• **WORK TASK**:
Return the opening lines of the material, word for word. End with the line that contains "uint32_t* d_ktab = nullptr;".

• **DATA FOR ANALYSIS**:
constexpr int RS_BLOCK = BWTC_RS_BLOCK;
// ... 46 lines not shown
  bool ring_busy[RING_SLOTS] = {false, false, false, false};
  int poll_spin_us = 150, poll_sleep_us = 40;
  int wait_mode = 0;
  uint32_t cap = 0;
  size_t max_rs_tiles = 0, max_aux_tiles = 0;
  uint8_t* d_in = nullptr;
  uint8_t* d_text = nullptr;
  uint8_t* d_out = nullptr;
  uint32_t* d_rank = nullptr;
  void* d_keys[2] = {nullptr, nullptr};
  uint32_t* d_idx[2] = {nullptr, nullptr};
  uint8_t* d_aux[2] = {nullptr, nullptr};
  uint32_t* d_scat = nullptr;
  uint32_t* d_zero = nullptr;
  uint32_t* d_status = nullptr;
  uint32_t* d_tilecnt = nullptr;
  uint32_t* d_LF = nullptr;
  uint32_t* d_livebits = nullptr;
  uint32_t* d_ktab = nullptr;
  LookupParams* d_lookup = nullptr;
  LookupParams* h_lookup = nullptr;
  LadderState* d_state = nullptr;
  LadderState* h_state = nullptr;
  unsigned long long* d_wtab = nullptr;
  uint32_t* d_bhist = nullptr;
  const uint8_t** d_bptr = nullptr;
  int32_t* d_sa = nullptr;
  uint32_t* h_small = nullptr;
  uint8_t* h_batch = nullptr;
  cudaEvent_t ev_begin = nullptr, ev_end = nullptr;
  std::vector<cudaEvent_t> ev_pool;
  int timing_detail = 0;
  int static_tiles = 1;
  int lb_watchdog = 0;
  int debug_fake_watchdog = 0;
  int debug_reverse_tiles = 0;
  int verify = 0;
  int debug_corrupt_out = 0;
  uint32_t debug_corrupt_lf = 0;
  int64_t debug_corrupt_sa = -1;
  int d2h_kernel = 0;
  int d2h_ctas = 16;
  int debug_skip_copies = 0;
  int ladder_first = 2, ladder_more = 4;
  int use_radix9 = 0;
  uint32_t status_row_words = 256;
  int use_partial = 1;
  int use_gram = 1;
  int twopass = 0;
  int hybrid2 = 0;
  uint32_t rerank_pf_tiles = 0;
  int use_lazy = 1;
  uint32_t lazy_min_suffixes = 4u << 20;
  double lazy_max_live = 0.065;
  int use_seg = 1;
  int use_batch = 1;
  int use_pack_pred = 1;
  uint32_t aux_min_suffixes = 96u << 20;
  int bucket_min_windows = 3;
  uint64_t rerank_window_bytes = 72ull << 20;
  uint32_t force_chars = 0, force_keybytes = 0;
  uint32_t debug_max_rounds = 0;
  int last_cur = 0;
  RerankParams rr0;
  bwtc_cuda_stats stats;
  char err[512];
  uint32_t* d_ctrl() const { return d_zero; }
  uint32_t* d_hist() const { return d_zero + CTR_WORDS; }
  unsigned long long* d_tstate() const { return reinterpret_cast<unsigned long long*>(d_zero + CTR_WORDS + HIST_WORDS); }
  uint32_t* h_ctrl() const { return h_small; }
  uint32_t* h_hist() const { return h_small + CTR_WORDS; }
  uint32_t* h_LF() const { return h_small + CTR_WORDS + HIST_WORDS; }
};

#define CK(ctx, call)                                                                              \
  do {                                                                                             \
    cudaError_t e_ = (call);                                                                       \
    if (e_ != cudaSuccess) {                                                                       \
      set_err((ctx)->err, "CUDA error %s at %s:%d: %s", cudaGetErrorName(e_), __FILE__, __LINE__,  \
              cudaGetErrorString(e_));                                                             \
      return BWTC_CUDA_ECUDA;                                                                      \
    }                                                                                              \
  } while (0)

namespace {

template <typename KeyT, int IPT, bool IOTA, bool AUX, int RB = 8>
int set_pass_attr(bwtc_cuda_ctx* ctx) {
  CK(ctx, cudaFuncSetAttribute(k_radix_pass<KeyT, RS_BLOCK, IPT, IOTA, AUX, RB>, cudaFuncAttributeMaxDynamicSharedMemorySize,
                               (int)RadixPassSmem<KeyT, RS_BLOCK, IPT, AUX, RB>::bytes));
  return 0;
}

void ctx_free(bwtc_cuda_ctx* c) {
  if (!c) return;
  cudaSetDevice(c->device);
  if (c->stream) cudaStreamSynchronize(c->stream);
  cudaFree(c->d_in); cudaFree(c->d_text); cudaFree(c->d_out); cudaFree(c->d_rank);
  cudaFree(c->d_keys[0]); cudaFree(c->d_keys[1]); cudaFree(c->d_idx[0]); cudaFree(c->d_idx[1]);
  cudaFree(c->d_zero); cudaFree(c->d_status); cudaFree(c->d_LF); cudaFree(c->d_wtab); cudaFree(c->d_tilecnt); cudaFree(c->d_scat);
  cudaFree(c->d_bhist); cudaFree(c->d_bptr); cudaFree(c->d_aux[0]); cudaFree(c->d_aux[1]);
  cudaFree(c->d_state); cudaFree(c->d_livebits); cudaFree(c->d_ktab); cudaFree(c->d_lookup); cudaFree(c->d_sa);
  if (c->h_lookup) cudaFreeHost(c->h_lookup);
  if (c->h_batch) cudaFreeHost(c->h_batch);
  if (c->h_small) cudaFreeHost(c->h_small);
  if (c->h_state) cudaFreeHost(c->h_state);
  if (c->h_ring) cudaFreeHost(c->h_ring);
  if (c->ev_begin) cudaEventDestroy(c->ev_begin);
  if (c->ev_end) cudaEventDestroy(c->ev_end);
  if (c->ev_sync) cudaEventDestroy(c->ev_sync);
  if (c->ev_in) cudaEventDestroy(c->ev_in);
  if (c->ev_comp) cudaEventDestroy(c->ev_comp);
  for (cudaEvent_t e : c->ev_ring) if (e) cudaEventDestroy(e);
  for (cudaEvent_t e : c->ev_pool) cudaEventDestroy(e);
  if (c->s_in) cudaStreamDestroy(c->s_in);
  if (c->s_out) cudaStreamDestroy(c->s_out);
  if (c->stream) cudaStreamDestroy(c->stream);
  delete c;
}

struct Round0Plan {
  uint32_t sigma, bits, chars, keybytes, npass;
  uint32_t rb;
  uint32_t rbits;
  PackParams pp;
  bool has_memory;
  double live_pred;
};

void plan_round0(const bwtc_cuda_ctx* ctx, const uint64_t* count, const bool* present, uint32_t N,
                 const double* pair_stats, Round0Plan* pl, uint32_t blk_bits = 0) {
  uint32_t sigma = blk_bits ? 1u : 0u;
  double total = 0, H0 = 0;
  for (int c = 0; c < 256; ++c) {
    pl->pp.lut[c] = 0;
    if (present[c]) { pl->pp.lut[c] = (uint8_t)sigma; ++sigma; total += (double)count[c]; }
  }
  if (sigma > 256) sigma = 256;
  for (int c = 0; c < 256; ++c)
    if (present[c] && count[c]) { double p = (double)count[c] / total; H0 -= p * std::log2(p); }
  const uint32_t b = sigma <= 2 ? 1 : ceil_log2_u64(sigma);
  const uint32_t cmax64 = (64 - blk_bits) / b, cmax32 = blk_bits >= 32 - b ? 0u : (32 - blk_bits) / b;
  uint32_t chars, keybytes;
  if (ctx->force_chars || ctx->force_keybytes) {
    keybytes = (ctx->force_keybytes == 4 && cmax32 >= 1) ? 4 : 8;
    const uint32_t cmax = keybytes == 4 ? cmax32 : cmax64;
    chars = ctx->force_chars ? ctx->force_chars : cmax;
    if (chars > cmax) chars = cmax;
    if (chars < 1) chars = 1;
  } else {
    double q2 = 0.0;
    for (int c = 0; c < 256; ++c)
      if (present[c] && count[c]) { const double q = (double)count[c] / total; q2 += q * q; }
    const double samples = pair_stats[1];
    const double all_pairs = samples * (samples - 1.0) * 0.5;
    const double expected = all_pairs * std::pow(q2, 8.0);
    const bool has_memory = (H0 < 1e-3) || samples < 64.0 || (pair_stats[0] > 8.0 * expected + 16.0);
    if (has_memory) {
      keybytes = 8;
      chars = cmax64;
    } else {
      const double npd = std::ceil((2.0 * std::log2((double)N + 2.0)) / 8.0);
      double best = 1e300;
      chars = cmax64;
      for (uint32_t c = 1; c <= cmax64; ++c) {
        const double p0 = std::ceil(((double)c * b + blk_bits) / 8.0) * ((uint64_t)c * b + blk_bits > 32 ? 1.1 : 1.0);
        const double L = 1.0 - std::exp(-(double)N * std::exp2(-H0 * (double)c));
        const double cost = p0 + L * (npd + 2.0);
        if (cost < best - 1e-9) { best = cost; chars = c; }
      }
      const uint32_t np = div_up((uint64_t)chars * b + blk_bits, 8);
      const uint32_t cfull = (8 * np - blk_bits) / b;
      const uint32_t cap = ((uint64_t)chars * b + blk_bits <= 32) ? cmax32 : cmax64;
      chars = cfull < cap ? cfull : cap;
      keybytes = ((uint64_t)chars * b + blk_bits <= 32) ? 4 : 8;
    }
  }
  pl->has_memory = true;
  pl->live_pred = 1.0;
  if (!(ctx->force_chars || ctx->force_keybytes)) {
    double q2 = 0.0;
    for (int c = 0; c < 256; ++c)
      if (present[c] && count[c]) { const double q = (double)count[c] / total; q2 += q * q; }
    const double samples = pair_stats[1];
    const double expected = samples * (samples - 1.0) * 0.5 * std::pow(q2, 8.0);
    pl->has_memory = (H0 < 1e-3) || samples < 64.0 || (pair_stats[0] > 8.0 * expected + 16.0);
    if (!pl->has_memory) pl->live_pred = 1.0 - std::exp(-(double)N * std::exp2(-H0 * (double)chars));
  }
  pl->sigma = sigma;
  pl->bits = b;
  pl->chars = chars;
  pl->keybytes = keybytes;
  pl->npass = div_up((uint64_t)chars * b + blk_bits, 8);
  pl->rb = 8;
  if (ctx->use_radix9 && keybytes == 8 && div_up((uint64_t)chars * b + blk_bits, 9) < pl->npass) {
    pl->rb = 9;
    pl->npass = div_up((uint64_t)chars * b + blk_bits, 9);
  }
  {
    const uint32_t covered = std::min<uint32_t>(pl->rb * pl->npass, keybytes * 8u);
    const uint32_t used = chars * b + blk_bits;
    uint32_t r = (ctx->use_partial && blk_bits == 0 && covered > used) ? covered - used : 0u;
    if (r >= b) r = b - 1u;
    if (chars >= 64u) r = 0;
    pl->rbits = r;
  }
  pl->pp.rbits = pl->rbits;
  pl->pp.bits = b;
  pl->pp.chars = chars;
  pl->pp.nblocks = 1;
  pl->pp.stride = 0;
}

uint32_t rerank_windows(const bwtc_cuda_ctx* ctx, uint32_t N, uint32_t m) {
  if ((uint64_t)m * 4 < (uint64_t)N) return 1;
  uint64_t w = ((uint64_t)N * 4 + ctx->rerank_window_bytes - 1) / ctx->rerank_window_bytes;
  if (w < 1) w = 1;
  if (!ctx->bucket_min_windows && w > 8) w = 8;
  if (w > MAX_RERANK_WINDOWS) w = MAX_RERANK_WINDOWS;
  return (uint32_t)w;
}

uint32_t rerank_launches(const bwtc_cuda_ctx* ctx, uint32_t N, uint32_t m) {
  const uint32_t w = rerank_windows(ctx, N, m);
  return (ctx->bucket_min_windows && w >= (uint32_t)ctx->bucket_min_windows) ? 1u : w;
}

inline bool dbg_any(const bwtc_cuda_ctx* ctx) { return ctx->debug_max_rounds != 0; }

inline uint32_t tile_slot(const bwtc_cuda_ctx* ctx, uint32_t ticket_word) {
  if (!ctx->static_tiles) return ticket_word;
  return ctx->debug_reverse_tiles ? CTR_STATIC_REV : CTR_STATIC;
}

inline uint32_t* status_rows(const bwtc_cuda_ctx* ctx, int p) {
  return ctx->d_status + ((size_t)p * (ctx->max_rs_tiles + LB_PAD_ROWS) + LB_PAD_ROWS) * ctx->status_row_words;
}

struct PassTimer {
  bwtc_cuda_ctx* ctx;
// ... 517 lines not shown
        }
        if (sft >= 32u) use_gram = false;
        gp.u[p] = (uint8_t)u;
        gp.s[p] = (uint8_t)sft;
      }
      gp.npass = pl.npass;
    }
    uint32_t* gram = use_gram ? ctx->d_hist() + GRAM_OFF : nullptr;
    if (use_gram) { hist_mask = 0; dp.count = 0; }
    if (pl.keybytes == 4) {
      k_pack_round0<uint32_t><<<grid, 256, 0, st>>>(d_text, N, static_cast<uint32_t*>(ctx->d_keys[0]), pl.pp,
                                                     ctx->d_hist(), hist_mask, ptiles, pl.rb, gram);
      if (dp.count) k_hist_derive<uint32_t><<<dp.count, 256, 0, st>>>(d_text, N, pl.pp, dp, ctx->d_hist(), pl.rb);
      if (use_gram) k_hist_from_gram<uint32_t><<<gp.npass, 256, 0, st>>>(d_text, N, pl.pp, gp, gram, ctx->d_hist(), pl.rb);
    } else {
      k_pack_round0<unsigned long long><<<grid, 256, 0, st>>>(d_text, N, static_cast<unsigned long long*>(ctx->d_keys[0]),
                                                               pl.pp, ctx->d_hist(), hist_mask, ptiles, pl.rb, gram);
      if (dp.count) k_hist_derive<unsigned long long><<<dp.count, 256, 0, st>>>(d_text, N, pl.pp, dp, ctx->d_hist(), pl.rb);
      if (use_gram)
        k_hist_from_gram<unsigned long long><<<gp.npass, 256, 0, st>>>(d_text, N, pl.pp, gp, gram, ctx->d_hist(), pl.rb);
    }
    if (dp.count || use_gram) S.kernel_launches++;
    CK(ctx, cudaGetLastError());
    S.kernel_launches++;
    S.algorithmic_bytes += (uint64_t)N + (uint64_t)N * pl.keybytes;
  }
  const uint32_t mask0 = all0;
  int cur = 0;
  uint32_t pdone = 0;
  int rc;
  uint32_t id_bits = (uint32_t)ceil_log2_u64((uint64_t)N);
  if (id_bits < 1) id_bits = 1;
  const bool pack_pred = ctx->use_pack_pred && (id_bits + pl.bits <= 32) && (mask0 & 1u);
  const uint32_t topshift = (pl.chars - 1) * pl.bits + pl.rbits;
  const uint32_t pred_mask = (1u << pl.bits) - 1u;
  const bool aux_pred = !pack_pred && ctx->aux_min_suffixes && N >= ctx->aux_min_suffixes && (mask0 & 1u) && !bs;
  if (pl.keybytes == 4)
    rc = run_sort<uint32_t, RS_IPT32>(ctx, N, mask0, true, N - 1, &cur, &pt, &pdone, pack_pred ? id_bits : 0u, topshift,
                                      pred_mask, aux_pred);
  else
    rc = run_sort<unsigned long long, RS_IPT64>(ctx, N, mask0, true, N - 1, &cur, &pt, &pdone, pack_pred ? id_bits : 0u,
                                                topshift, pred_mask, aux_pred, pl.rb);
  if (rc) return rc;
  const size_t round0_events = pt.used;
  S.sort0_launches = S.sort_launches;
  S.sort0_bytes = S.sort_bytes;
  S.live[0] = N;
  S.passes[0] = pdone;
  S.prefix_len[0] = 0;
  S.rounds = 1;
  bool lazy = false;
  const uint32_t keybits0 = pl.chars * pl.bits + pl.rbits;
  if (ctx->use_lazy && !bs && !dbg_any(ctx) && N >= 64 && keybits0 >= 1) {
    lazy = ctx->use_lazy >= 2 || (!pl.has_memory && pl.live_pred <= ctx->lazy_max_live && N >= ctx->lazy_min_suffixes);
  }
  const uint32_t tbits = std::min<uint32_t>(KTAB_BITS, keybits0);
  const uint32_t lazy_cap = N / 6;
  {
    RerankParams rp;
    rp.m = N;
    {
      const uint32_t text_end = J.sentinel_outside_alphabet ? N - 1 : N;
      const uint32_t wchars = pl.chars + (pl.rbits ? 1u : 0u);
      rp.short_thresh = wchars > text_end ? 0u : text_end - wchars + 1u;
    }
    rp.lo_bits = 0;
    rp.lazy = lazy ? 1u : 0u;
    rp.livebits = ctx->d_livebits;
    rp.ktab = ctx->d_ktab;
    rp.tshift = keybits0 - tbits;
    if (lazy) {
      CK(ctx, cudaMemsetAsync(ctx->d_livebits, 0, ((size_t)N / 32 + 4) * 4, st));
      CK(ctx, cudaMemsetAsync(ctx->d_ktab, 0xFF, ((size_t)(1u << tbits) + 2) * 4, st));
      LookupParams& L = *ctx->h_lookup;
      L.enabled = 1;
      L.keybytes = pl.keybytes;
      L.sorted_keys = ctx->d_keys[cur];
      L.ktab = ctx->d_ktab;
      L.livebits = ctx->d_livebits;
      L.text = d_text;
      L.N = N;
      L.bits = pl.bits;
      L.chars = pl.chars;
      L.rbits = pl.rbits;
      L.tshift = keybits0 - tbits;
      memcpy(L.lut, pl.pp.lut, 256);
      CK(ctx, cudaMemcpyAsync(ctx->d_lookup, ctx->h_lookup, sizeof(LookupParams), cudaMemcpyHostToDevice, st));
    }
    S.flags = (ctx->static_tiles ? 0u : 1u) | (bs ? 2u : 0u) | (pack_pred ? 4u : 0u) | (aux_pred ? 8u : 0u) | (lazy ? 16u : 0u) |
              (J.sa ? 256u : 0u);
    rp.packed = pack_pred ? 1u : (aux_pred ? 2u : 0u);
    rp.pred_aux = ctx->d_aux[cur];
    rp.id_bits = pack_pred ? id_bits : 31u;
    rp.id_mask = pack_pred ? (uint32_t)((1ull << id_bits) - 1ull) : 0xFFFFFFFFu;
    memset(rp.decode, 0, sizeof(rp.decode));
    for (int c = 0; c < 256; ++c)
      if (J.present[c]) rp.decode[pl.pp.lut[c]] = (uint8_t)c;
    uint32_t* snr = reinterpret_cast<uint32_t*>(ctx->d_keys[cur ^ 1]);
    if (pl.keybytes == 4) rc = launch_rerank<uint32_t, true>(ctx, cur, N, N, rp, ep, snr, snr + N, lazy);
    else rc = launch_rerank<unsigned long long, true>(ctx, cur, N, N, rp, ep, snr, snr + N, lazy);
    if (rc) return rc;
    S.algorithmic_bytes += (uint64_t)N * (pl.keybytes + 4) + (lazy ? 0ull : (uint64_t)N * 4);
    if (lazy) {
      const uint32_t entries = 1u << tbits, nchunks = div_up(entries, KTAB_CHUNK);
      uint32_t* cmin = ctx->d_bhist;
      k_ktab_chunkmin<<<nchunks, 256, 0, st>>>(ctx->d_ktab, entries, cmin);
      k_ktab_fill<<<nchunks, 256, 0, st>>>(ctx->d_ktab, entries, N, cmin, nchunks);
// ... 818 lines not shown
    set_err(g_err, "cudaGetDeviceCount: %s", cudaGetErrorString(e));
    return BWTC_CUDA_ECUDA;
  }
  return n;
}

#define BWTC_STR2(x) #x
#define BWTC_STR(x) BWTC_STR2(x)
const char* bwtc_cuda_version(void) {
  return "bwtc_b200 0.1 sm_100a radix-pass BLOCK=" BWTC_STR(BWTC_RS_BLOCK) " IPT64=" BWTC_STR(BWTC_RS_IPT64)
         " IPT32=" BWTC_STR(BWTC_RS_IPT32);
}

const char* bwtc_cuda_global_error(void) { return g_err; }

uint32_t bwtc_cuda_stats_sizeof(void) { return (uint32_t)sizeof(bwtc_cuda_stats); }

• **RESULT OF THIS EXERCISE**:
constexpr int RS_BLOCK = BWTC_RS_BLOCK;
// ... 46 lines not shown
  bool ring_busy[RING_SLOTS] = {false, false, false, false};
  int poll_spin_us = 150, poll_sleep_us = 40;
  int wait_mode = 0;
  uint32_t cap = 0;
  size_t max_rs_tiles = 0, max_aux_tiles = 0;
  uint8_t* d_in = nullptr;
  uint8_t* d_text = nullptr;
  uint8_t* d_out = nullptr;
  uint32_t* d_rank = nullptr;
  void* d_keys[2] = {nullptr, nullptr};
  uint32_t* d_idx[2] = {nullptr, nullptr};
  uint8_t* d_aux[2] = {nullptr, nullptr};
  uint32_t* d_scat = nullptr;
  uint32_t* d_zero = nullptr;
  uint32_t* d_status = nullptr;
  uint32_t* d_tilecnt = nullptr;
  uint32_t* d_LF = nullptr;
  uint32_t* d_livebits = nullptr;
  uint32_t* d_ktab = nullptr;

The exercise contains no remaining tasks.